L'INWG s'appelait avant NWG Network Working Group, travaillant aux premiers protocoles d'Arpanet. Il a peu de temps après mis au point le standard Transmission Control Protocol (TCP).

Histoire[modifier | modifier le code]

L'année 1969 avait vu la création du Network Working Group, autour de Steve Crocker, pour définir les Request for comments (RFCs), diffusées selon un mode collaboratif, ouvert et transparent[1], puis le protocole de communication poste-à-poste NCP en décembre 1970, adopté entre 1971 et 1972 par les sites branchés à ARPANET, ce qui permit le développement d'applications par les utilisateurs du réseau.

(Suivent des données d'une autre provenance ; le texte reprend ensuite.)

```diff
+            const char* slot = smem + (t % RG_SLOTS) * RG_TILE;
+            __builtin_amdgcn_sched_barrier(0);
+            half8_t a[2 * NFC];
+#pragma unroll
+            for (int ks = 0; ks < 2; ++ks)
+#pragma unroll
+                for (int i = 0; i < NFC; ++i) a[ks * NFC + i] = *reinterpret_cast<const half8_t*>(slot + ring_lane[ks] + i * 2048);
+#pragma unroll
+            for (int ks = 0; ks < 2; ++ks)
+#pragma unroll
                 for (int i = 0; i < NFC; ++i)
-                    acc[i][0] = acc[i][1] = p.bias ? *reinterpret_cast<const float4_t*>(p.bias + nc * RG_CHUNK + i * 16 + g * 4) : float4_t{0.f, 0.f, 0.f, 0.f};
-            }
-            const char* slot = smem + (t & (RG_SLOTS - 1)) * RG_TILE;
-#pragma unroll
-            for (int ks = 0; ks < 2; ++ks) {
-                const char* base = slot + ring_lane[ks];
-#pragma unroll
-                for (int i = 0; i < NFC; ++i) {
-                    const half8_t a = *reinterpret_cast<const half8_t*>(base + i * 2048);
-#pragma unroll
-                    for (int qi = 0; qi < 2; ++qi) acc[i][qi] = __builtin_amdgcn_mfma_f32_16x16x32_f16(a, xf[2 * kt + ks][qi], acc[i][qi], 0, 0, 0);
-                }
-            }
+#pragma unroll
+                    for (int qi = 0; qi < 2; ++qi) acc[i][qi] = __builtin_amdgcn_mfma_f32_16x16x32_f16(a[ks * NFC + i], xf[2 * kt + ks][qi], acc[i][qi], 0, 0, 0);
+            __builtin_amdgcn_sched_group_barrier(0x100, RG_PF, 0);
+#pragma unroll
+            for (int n = 0; n < 2 * NFC - RG_PF; ++n) {
+                __builtin_amdgcn_sched_group_barrier(0x008, 2, 0);
+                __builtin_amdgcn_sched_group_barrier(0x100, 1, 0);
+            }
+            __builtin_amdgcn_sched_group_barrier(0x008, 2 * RG_PF, 0);
+            if (kt != KT - 1) __builtin_amdgcn_sched_barrier(0);
             if (kt == KT - 1) {
                 const int ocol0 = nc * OUT_PER_CHUNK;
 #pragma unroll
@@ -190,6 +237,8 @@
             }
         }
     }
+    if (!half)
+        for (int G = 0; G < RG_LAG; ++G) wg_barrier();
 }
 
 }
@@ -201,17 +250,23 @@
         p.ld_out < (p.geglu ? p.N / 2 : p.N) || (p.x_norm && (p.ln || p.rows_per_image <= 0 || (p.rows_per_image % 128) || (p.M % p.rows_per_image))))
         return (int)hipErrorInvalidValue;
     if ((size_t)p.N * RG_K * 2 >= (1ull << 31)) return (int)hipErrorInvalidValue;
-    p.w_bytes = (uint32_t)p.N * RG_K * 2;
     static bool attr_set_dev[64][2] = {};
     int dev_id = 0;
     (void)hipGetDevice(&dev_id);
     bool& attr_set = attr_set_dev[dev_id & 63][p.geglu ? 1 : 0];
     auto kern = p.geglu ? row_gemm_kernel<true> : row_gemm_kernel<false>;
     if (!attr_set) {
-        hipError_t e = hipFuncSetAttribute(reinterpret_cast<const void*>(kern), hipFuncAttributeMaxDynamicSharedMemorySize, RG_SMEM);
+        hipError_t e = hipFuncSetAttribute(reinterpret_cast<const void*>(kern), hipFuncAttributeMaxDynamicSharedMemorySize, RG_LDS_MAX);
         if (e != hipSuccess) return (int)e;
         attr_set = true;
     }
-    hipLaunchKernelGGL(kern, dim3((unsigned)((p.M + 127) / 128)), dim3(256), RG_SMEM, (hipStream_t)stream, p);
+    for (int n0 = 0; n0 < pp->N; n0 += RG_NMAX) {
+        p.N = pp->N - n0 < RG_NMAX ? pp->N - n0 : RG_NMAX;
+        p.w = static_cast<const char*>(pp->w) + (size_t)n0 * RG_K * 2;
+        p.bias = pp->bias ? pp->bias + n0 : nullptr;
+        p.out = static_cast<char*>(pp->out) + (size_t)(p.geglu ? n0 / 2 : n0) * 2;
+        p.w_bytes = (uint32_t)p.N * RG_K * 2;
+        hipLaunchKernelGGL(kern, dim3((unsigned)((p.M + RG_ROWS - 1) / RG_ROWS)), dim3(512), RG_SMEM + p.N * 4, (hipStream_t)stream, p);
+    }
     return PV_CHECK_LAUNCH();
 }
```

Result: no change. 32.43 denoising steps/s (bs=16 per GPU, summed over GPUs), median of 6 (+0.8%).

## Split fused norm+SiLU of conv patches into fetch/apply interleaved with MFMAs

Applied to the files above, without the earlier changes.

The GroupNorm+SiLU pass over the staged input patch, which used to run as a whole piece only in taps 5-8, is now split into a half-piece LDS fetch issued before the barrier and an apply step run every tap. Scheduling barriers interleave the transcendental ops and the LDS store with the MFMA block. The goal is to hide the normalisation ALU and LDS latency behind matrix work and to spread it evenly across taps. The cost is more register pressure, branchless masking for out-of-bounds pixels, and tricky timing dependencies on which patch pieces each tap reads.

```diff
diff --git a/photoverse_amd/csrc/pv_convbig.hip b/photoverse_amd/csrc/pv_convbig.hip
--- a/photoverse_amd/csrc/pv_convbig.hip
+++ b/photoverse_amd/csrc/pv_convbig.hip
@@ -344,6 +344,34 @@
             }
             if (px != OOB) *reinterpret_cast<half8_t*>(at) = o;
         };
+        half4_t n_v = {};
+        float4_t n_s = {}, n_h = {};
+        unsigned n_at = 0, n_keep = 0;
+        const bool n_silu = p.a_norm_act == PV_ACT_SILU;
+        unsigned n_ok = 0;
+#pragma unroll
+        for (int i = 0; i < 4; ++i) n_ok |= ppix[i] != OOB ? 1u << i : 0u;
+        auto norm_fetch = [&](bool act, int chunk, int i, int half) {
+            const int pc = act ? wave + 8 * i : Cfg::PATCH_PIECES - 1, tc = act ? chunk : 0;
+            n_at = (unsigned)(NBUF * B_BYTES + (tc & 1) * PATCH_BYTES + pc * 16 * ROW_BYTES + half * 8) + (unsigned)lane * 16u;
+            n_keep = act ? 0u - ((n_ok >> i) & 1u) : 0u;
+            n_v = *reinterpret_cast<const half4_t*>(smem + n_at);
+            const float* sc = s_tab + tc * BK + half * 4 + lane_dc8;
+            n_s = *reinterpret_cast<const float4_t*>(sc);
+            n_h = *reinterpret_cast<const float4_t*>(sc + cin);
+        };
+        auto norm_apply = [&]() {
+            half4_t o;
+#pragma unroll
+            for (int j = 0; j < 4; ++j) {
+                const float f = (float)n_v[j] * n_s[j] + n_h[j];
+                const float g = f * __builtin_amdgcn_rcpf(1.0f + __builtin_amdgcn_exp2f(-1.4426950408889634f * f));
+                o[j] = (half_t)(n_silu ? g : f);
+            }
+            typedef unsigned uint2_t __attribute__((ext_vector_type(2)));
+            const uint2_t ob = __builtin_bit_cast(uint2_t, o);
+            *reinterpret_cast<uint2_t*>(smem + n_at) = uint2_t{ob[0] & n_keep, ob[1] & n_keep};
+        };
         if constexpr (NORMA) {
             const float* tab = p.a_norm + (size_t)img * 2 * cin;
             for (int i = (int)threadIdx.x; i < 2 * cin; i += NW * 64) s_tab[i] = tab[i];
@@ -375,6 +403,12 @@
 #endif
             if (s + 3 < nst) issue_w(s + 3, c3, t3);
             if (e_now) issue_patch(chunk + 1, tap);
+            if constexpr (NORMA) {
+                static_assert(PR * PS <= 16 * (2 * NW + NW / 2), "tap 0 reads nothing of the pieces 2 that waves 4-7 normalise in tap 8");
+                const int early = tap < 2;
+                const int act = early ? (int)(chunk > 0) : ((int)(tap > 2) & (int)(chunk + 1 < nchunk));
+                norm_fetch(act != 0, chunk + 1 - early, early ? 3 : (max(tap, 3) - 3) >> 1, early ? tap : (tap - 3) & 1);
+            }
             if (++t3 == 9) { t3 = 0; ++c3; }
             if (wm == 1) {
                 if (s + 3 < nst) wait_vmcnt<2 * PB_LO>(); else wait_vmcnt<0>();
@@ -383,27 +417,38 @@
             CB_MARK(0);
             seg_barrier();
             CB_MARK(1);
-            ++tap; ++kx; ++tapshift;
-            if (kx == 3) { kx = 0; tapshift += PS - 3; }
-            if (tap == 9) { tap = 0; tapshift = 0; ++chunk; }
+            auto mfma_block = [&]() {
+                ++tap; ++kx; ++tapshift;
+                if (kx == 3) { kx = 0; tapshift += PS - 3; }
+                if (tap == 9) { tap = 0; tapshift = 0; ++chunk; }
 #if PV_PATCH_ABLATE != 1
-            frag_addrs(chunk, tapshift);
+                frag_addrs(chunk, tapshift);
 #endif
-            if constexpr (NORMA) {
-                if (tap >= 5 && chunk + 1 < nchunk) norm_piece(chunk + 1, tap - 5);
-            }
-#pragma unroll
-            for (int mi = 0; mi < MI; ++mi)
-#pragma unroll
-                for (int ni = 0; ni < NF; ++ni)
-                    acc[ni][mi] = __builtin_amdgcn_mfma_f32_16x16x32_f16(wb[ni], xa[mi], acc[ni][mi], 0, 0, 0);
-#pragma unroll
-            for (int r = 0; r < NROW; ++r) asm volatile("" : "+v"(a_row[r]));
+#pragma unroll
+                for (int mi = 0; mi < MI; ++mi)
+#pragma unroll
+                    for (int ni = 0; ni < NF; ++ni)
+                        acc[ni][mi] = __builtin_amdgcn_mfma_f32_16x16x32_f16(wb[ni], xa[mi], acc[ni][mi], 0, 0, 0);
+#pragma unroll
+                for (int r = 0; r < NROW; ++r) asm volatile("" : "+v"(a_row[r]));
+            };
+            if constexpr (NORMA) norm_apply();
+            mfma_block();
 #if PV_PATCH_ABLATE != 4
 #pragma unroll
             for (int g = 0; g < MI; ++g) {
                 __builtin_amdgcn_sched_group_barrier(0x008, NF, 0);
-                __builtin_amdgcn_sched_group_barrier(0x006, 4, 0);
+                if constexpr (!NORMA) {
+                    __builtin_amdgcn_sched_group_barrier(0x006, 4, 0);
+                } else if (g < 4) {
+                    __builtin_amdgcn_sched_group_barrier(0x006, 4, 0);
+                    __builtin_amdgcn_sched_group_barrier(0x400, 1, 0);
+                    __builtin_amdgcn_sched_group_barrier(0x006, 4, 0);
+                    __builtin_amdgcn_sched_group_barrier(0x400, 1, 0);
+                    __builtin_amdgcn_sched_group_barrier(0x006, 2, 0);
+                } else {
+                    __builtin_amdgcn_sched_group_barrier(0x006, 10, 0);
+                }
             }
 #endif
             if (wm == 0) {
```

Result: no change. 32.92 denoising steps/s (bs=16 per GPU, summed over GPUs) before, 32.91 denoising steps/s (bs=16 per GPU, summed over GPUs) after (median of 2 runs) (-0.0%).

En octobre 1972, le NWG acquiert une dimension internationale et demande à Alex McKenzie, qui représente BBN en son sein de l'internationaliser. Il est rebaptisé INWG (International Network Working Group) lors de la première conférence internationale sur les communications informatiques[1],

Ses travaux aboutiront à l'élaboration d'un protocole de communication commun. C'est groupe informel qui vise à construire un consensus entre acteurs. La France y est très active, ses équipes sont menées par Louis Pouzin, chercheur à l'IRIA[2] et patron du tout nouveau réseau Cyclades, qui a adopté une démarche identique de celle de l'ARPANET.

En 1973, neuf mois plus tard seulement, lors d'un séminaire à l'université Stanford[2], est retenu un protocole appelé Transmission Control Protocol (TCP), qui va progressivement s'imposer, contre la volonté des opérateurs télécoms.

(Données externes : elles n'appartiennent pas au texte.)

struct SmaDupOp {
    static constexpr bool LDS_ONLY = true;
    static constexpr int NIN = 1, NOUT = 2;
    static constexpr int SEQ_ID = 88;
    static constexpr int ASSIST = 1;
    static constexpr int ALG_COLS = 4;
    static constexpr int COST_NS = 130;
    SmaOp a;
    __host__ __device__ int64_t ring_slots() const { return a.ring_slots(); }
    __device__ void init(const Row<1> &) {}
    __device__ void init_lds(const Row<1> &r, RingAlloc &ra) { a.init_lds(r, ra); }
    __device__ void step(const Row<1> &, int64_t, const double (&)[1], double (&y)[2]) { y[0] = y[1] = pq_null(); }
    __device__ void step_lds(int64_t t, const double (&x)[1], double (&y)[2]) { double v[1]; a.step_lds(t, x, v); y[0] = y[1] = v[0]; }
    static constexpr bool HAS_FAST = true;
    __device__ bool steady(int64_t t0) const { return a.steady(t0); }
    __device__ void step_fast(int64_t t, const double (&x)[1], double (&y)[2]) { double v[1]; a.step_fast(t, x, v); y[0] = y[1] = v[0]; }
    static constexpr bool FAST_BATCH = true;
    static constexpr int FAST_UNROLL = 8;
    template <int N>
    __device__ void steps_fast(int64_t t, const double (&x)[N][1], double (&y)[N][2]) {
        double v[N][1];
        a.template steps_fast<N>(t, x, v);
#pragma unroll
        for (int u = 0; u < N; u++) y[u][0] = y[u][1] = v[u][0];
    }
};

template <int MODE>
struct MaDiffOp {
    static constexpr bool LDS_ONLY = true;
    static constexpr int NIN = 1, NOUT = 1;
    static constexpr int SEQ_ID = 71 + MODE;
    static constexpr int COST_NS = 500;
    int64_t fast, slow, matype;
    Ma2Pair fs;
    __host__ __device__ int64_t ring_slots() const { return Ma2Pair::slots(matype, fast, matype, slow); }
    __device__ void init(const Row<1> &) {}
    __device__ void init_lds(const Row<1> &r, RingAlloc &ra) { fs.init(matype, fast, matype, slow, r.len, ra); }
    __device__ void step(const Row<1> &, int64_t, const double (&)[1], double (&y)[1]) { y[0] = pq_null(); }
    __device__ void step_lds(int64_t, const double (&x)[1], double (&y)[1]) {
        double a, b;
        fs.step(x[0], a, b);
        if (pq_isnull(a) || pq_isnull(b)) { y[0] = pq_null(); return; }
        if (MODE == 0) y[0] = a - b;
        else y[0] = (b == 0.0) ? pq_null() : (a - b) / b * 100.0;
    }
    static constexpr bool HAS_FAST = true;
    __device__ bool steady(int64_t) const { return fs.steady(); }
    __device__ void step_fast(int64_t, const double (&x)[1], double (&y)[1]) {
        double a, b;
        fs.fast(x[0], a, b);
        if (MODE == 0) y[0] = a - b;
        else { const double v = (a - b) / b * 100.0; y[0] = (b == 0.0) ? pq_null() : v; }
    }
};

struct MacdextOp {
    static constexpr bool LDS_ONLY = true;
    static constexpr int NIN = 1, NOUT = 3;
    static constexpr int SEQ_ID = 73;
    static constexpr int COST_NS = 338;
    int64_t fast, fastmt, slow, slowmt, sig, sigmt;
    Ma2Pair fs;
    Ma2 g;
    __host__ __device__ int64_t ring_slots() const { return Ma2Pair::slots(fastmt, fast, slowmt, slow) + Ma2::slots(sigmt, sig); }
    __device__ __forceinline__ void init(const Row<1> &) {}
    __device__ __forceinline__ void init_lds(const Row<1> &r, RingAlloc &ra) {
        fs.init(fastmt, fast, slowmt, slow, r.len, ra); g.init(sigmt, sig, r.len, ra);
    }
    __device__ __forceinline__ void step(const Row<1> &, int64_t, const double (&)[1], double (&y)[3]) { y[0] = y[1] = y[2] = pq_null(); }
    __device__ __forceinline__ void step_lds(int64_t, const double (&x)[1], double (&y)[3]) {
        double a, b;
        fs.step(x[0], a, b);
        double m = (pq_isnull(a) || pq_isnull(b)) ? pq_null() : a - b;
        double d = g.step(m);
        y[0] = m; y[1] = d;
        y[2] = (pq_isnull(m) || pq_isnull(d)) ? pq_null() : m - d;
    }
    static constexpr bool HAS_FAST = true;
    __device__ __forceinline__ bool steady(int64_t) const { return fs.steady() && g.steady(); }
    __device__ __forceinline__ void step_fast(int64_t, const double (&x)[1], double (&y)[3]) {
        double a, b;
        fs.fast(x[0], a, b);
        const double m = a - b;
        const double d = g.fast(m);
        y[0] = m; y[1] = d; y[2] = m - d;
    }
};

struct FastkCore {
    int64_t k, rows, nulls_h, nulls_l;
    Ring nh, nl;
    RollExt<true> mx;
    RollExt<false> mn;
    Ring hc, hs, lc, ls;
    __host__ __device__ static int64_t slots(int64_t k) { return 6 * (k > 0 ? k : 1); }
    __device__ void init(int64_t k_, RingAlloc &ra) {
        k = k_; rows = 0; nulls_h = nulls_l = 0;
        nh = ra.make(k); nl = ra.make(k);
        mx.init(k); mn.init(k); mx.init_ring(); mn.init_ring();
        hc = ra.make(k); hs = ra.make(k); lc = ra.make(k); ls = ra.make(k);
    }
    __device__ double step(double h, double l, double c) {
        if (k <= 0) return pq_null();
        const bool hn_ = pq_isnull(h), ln_ = pq_isnull(l);
        double oh = nh.swap(hn_ ? 1.0 : 0.0), ol = nl.swap(ln_ ? 1.0 : 0.0);
        if (rows >= k) { nulls_h -= (oh != 0.0) ? 1 : 0; nulls_l -= (ol != 0.0) ? 1 : 0; }
        nulls_h += hn_ ? 1 : 0; nulls_l += ln_ ? 1 : 0;
        rows += 1;
        double hmax = mx.step_ring2(hc, hs, hn_ ? -1.7976931348623157e308 : h);
        double lmin = mn.step_ring2(lc, ls, ln_ ? 1.7976931348623157e308 : l);
        if (rows < k || nulls_h || nulls_l || pq_isnull(c)) return pq_null();
        return (c - lmin) * 100.0 / (hmax - lmin);
    }
    __device__ bool steady() const { return k > 0 && rows >= k && nulls_h == 0 && nulls_l == 0; }
    __device__ double fast(double h, double l, double c) {
        const double hmax = mx.step_ring2(hc, hs, h);
        const double lmin = mn.step_ring2(lc, ls, l);
        return (c - lmin) * 100.0 / (hmax - lmin);
    }
};

template <int MODE>
struct StochOp {
    static constexpr bool RG_GATHER = true;
    static constexpr int64_t DIRECT_LANE_MAX = 16384;
    static constexpr bool LDS_ONLY = true;
    static constexpr int NIN = 3, NOUT = 2;
    static constexpr int SEQ_ID = 74 + MODE;
    static constexpr int COST_NS = MODE == 0 ? 637 : 579;
    static constexpr bool HEAVY = false;
    int64_t fastk, p1, mt1, p2, mt2;
    FastkCore fk;
    Ma2 m1, m2;
    __host__ __device__ int64_t ring_slots() const {
        return FastkCore::slots(fastk) + Ma2::slots(mt1, p1) + (MODE == 0 ? Ma2::slots(mt2, p2) : 0);
    }
    __device__ void init(const Row<3> &) {}
    __device__ void init_lds(const Row<3> &r, RingAlloc &ra) {
        fk.init(fastk, ra);
        m1.init(mt1, p1, r.len, ra);
        if (MODE == 0) m2.init(mt2, p2, r.len, ra);
    }
    __device__ void step(const Row<3> &, int64_t, const double (&)[3], double (&y)[2]) { y[0] = y[1] = pq_null(); }
    __device__ void step_lds(int64_t, const double (&x)[3], double (&y)[2]) {
        double k = fk.step(x[0], x[1], x[2]);
        double a = m1.step(k);
        if (MODE == 0) { y[0] = a; y[1] = m2.step(a); }
        else { y[0] = k; y[1] = a; }
    }
    static constexpr bool HAS_FAST = true;
    __device__ bool steady(int64_t) const { return fk.steady() && m1.steady() && (MODE != 0 || m2.steady()); }
    __device__ void step_fast(int64_t, const double (&x)[3], double (&y)[2]) {
        const double k = fk.fast(x[0], x[1], x[2]);
        const double a = m1.fast(k);
        if (MODE == 0) { y[0] = a; y[1] = m2.fast(a); }
        else { y[0] = k; y[1] = a; }
    }
};

struct StochAllOp {
    static constexpr bool RG_GATHER = true;
    static constexpr bool LDS_ONLY = true;
    static constexpr int NIN = 3, NOUT = 4;
    static constexpr int ALG_COLS = 5 + 5;
    static constexpr int SEQ_ID = 96;
    static constexpr int COST_NS = 800;
    int64_t fastk, slowk, slowk_mt, slowd, slowd_mt, fastd, fastd_mt;
    FastkCore fk;
    Ma2 mk, md, mf;
    __host__ __device__ int64_t ring_slots() const {
        return FastkCore::slots(fastk) + Ma2::slots(slowk_mt, slowk) + Ma2::slots(slowd_mt, slowd) + Ma2::slots(fastd_mt, fastd);
    }
    __device__ void init(const Row<3> &) {}
    __device__ void init_lds(const Row<3> &r, RingAlloc &ra) {
        fk.init(fastk, ra);
        mk.init(slowk_mt, slowk, r.len, ra); md.init(slowd_mt, slowd, r.len, ra); mf.init(fastd_mt, fastd, r.len, ra);
    }
    __device__ void step(const Row<3> &, int64_t, const double (&)[3], double (&y)[4]) { y[0] = y[1] = y[2] = y[3] = pq_null(); }
    __device__ void step_lds(int64_t, const double (&x)[3], double (&y)[4]) {
        const double k = fk.step(x[0], x[1], x[2]);
        const double a = mk.step(k);
        y[0] = a; y[1] = md.step(a); y[2] = k; y[3] = mf.step(k);
    }
    static constexpr bool HAS_FAST = true;
    __device__ bool steady(int64_t) const { return fk.steady() && mk.steady() && md.steady() && mf.steady(); }
    __device__ void step_fast(int64_t, const double (&x)[3], double (&y)[4]) {
        const double k = fk.fast(x[0], x[1], x[2]);
        const double a = mk.fast(k);
        y[0] = a; y[1] = md.fast(a); y[2] = k; y[3] = mf.fast(k);
    }
};

struct StochRsiOp {
    static constexpr bool RG_GATHER = true;
    static constexpr int64_t DIRECT_LANE_MAX = 16384;
    static constexpr bool LDS_ONLY = true;
    static constexpr int NIN = 1, NOUT = 2;
    static constexpr int SEQ_ID = 76;
    static constexpr int COST_NS = 618;
    int64_t p, fastk, fastd, fastd_mt;
    RsiOp rsi;
    FastkCore fk;
    Ma2 m;
    __host__ __device__ int64_t ring_slots() const { return FastkCore::slots(fastk) + Ma2::slots(fastd_mt, fastd); }
    __device__ void init(const Row<1> &) {}
    __device__ void init_lds(const Row<1> &r, RingAlloc &ra) { rsi.p = p; rsi.init(r); fk.init(fastk, ra); m.init(fastd_mt, fastd, r.len, ra); }
    __device__ void step(const Row<1> &, int64_t, const double (&)[1], double (&y)[2]) { y[0] = y[1] = pq_null(); }
    __device__ void step_lds(int64_t i, const double (&x)[1], double (&y)[2]) {
        double rv[1];
        Row<1> dummy; dummy.in[0] = nullptr; dummy.len = 0;
        rsi.step(dummy, i, x, rv);
        double k = fk.step(rv[0], rv[0], rv[0]);
        y[0] = k;
        y[1] = m.step(k);
    }
    static constexpr bool FAST_NULL_OK = true;
    static constexpr bool HAS_FAST = true;
    __device__ bool steady(int64_t t0) const { return rsi.steady(t0) && fk.steady() && m.steady(); }
    __device__ void step_fast(int64_t i, const double (&x)[1], double (&y)[2]) {
        double rv[1];
        rsi.step_fast(i, x, rv);
        const double k = fk.fast(rv[0], rv[0], rv[0]);
        y[0] = k;
        y[1] = m.fast(k);
    }
};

En 1978, le Transmission Control Protocol est scindé en deux, avec le TCP et l'IP, qui vont ensuite converger. L'INWG est placé sous la direction de Vinton Cerf.

L'INWG servait à" mobiliser les forces internationales pour réfléchir à la définition de protocoles favorisant les réseaux hétérogènes"[3].

Parmi les quatre personnes qui animent ses quatre sous-groupes, Louis Pouzin est responsable des protocoles. D. Shepard, qui anime un autre sous-groupe, est un des "pères canadiens" du réseau Datapac et Peter Kirstein qui est à l’origine en Grande-Bretagne d’une liaison entre Arpanet et le College of London[4].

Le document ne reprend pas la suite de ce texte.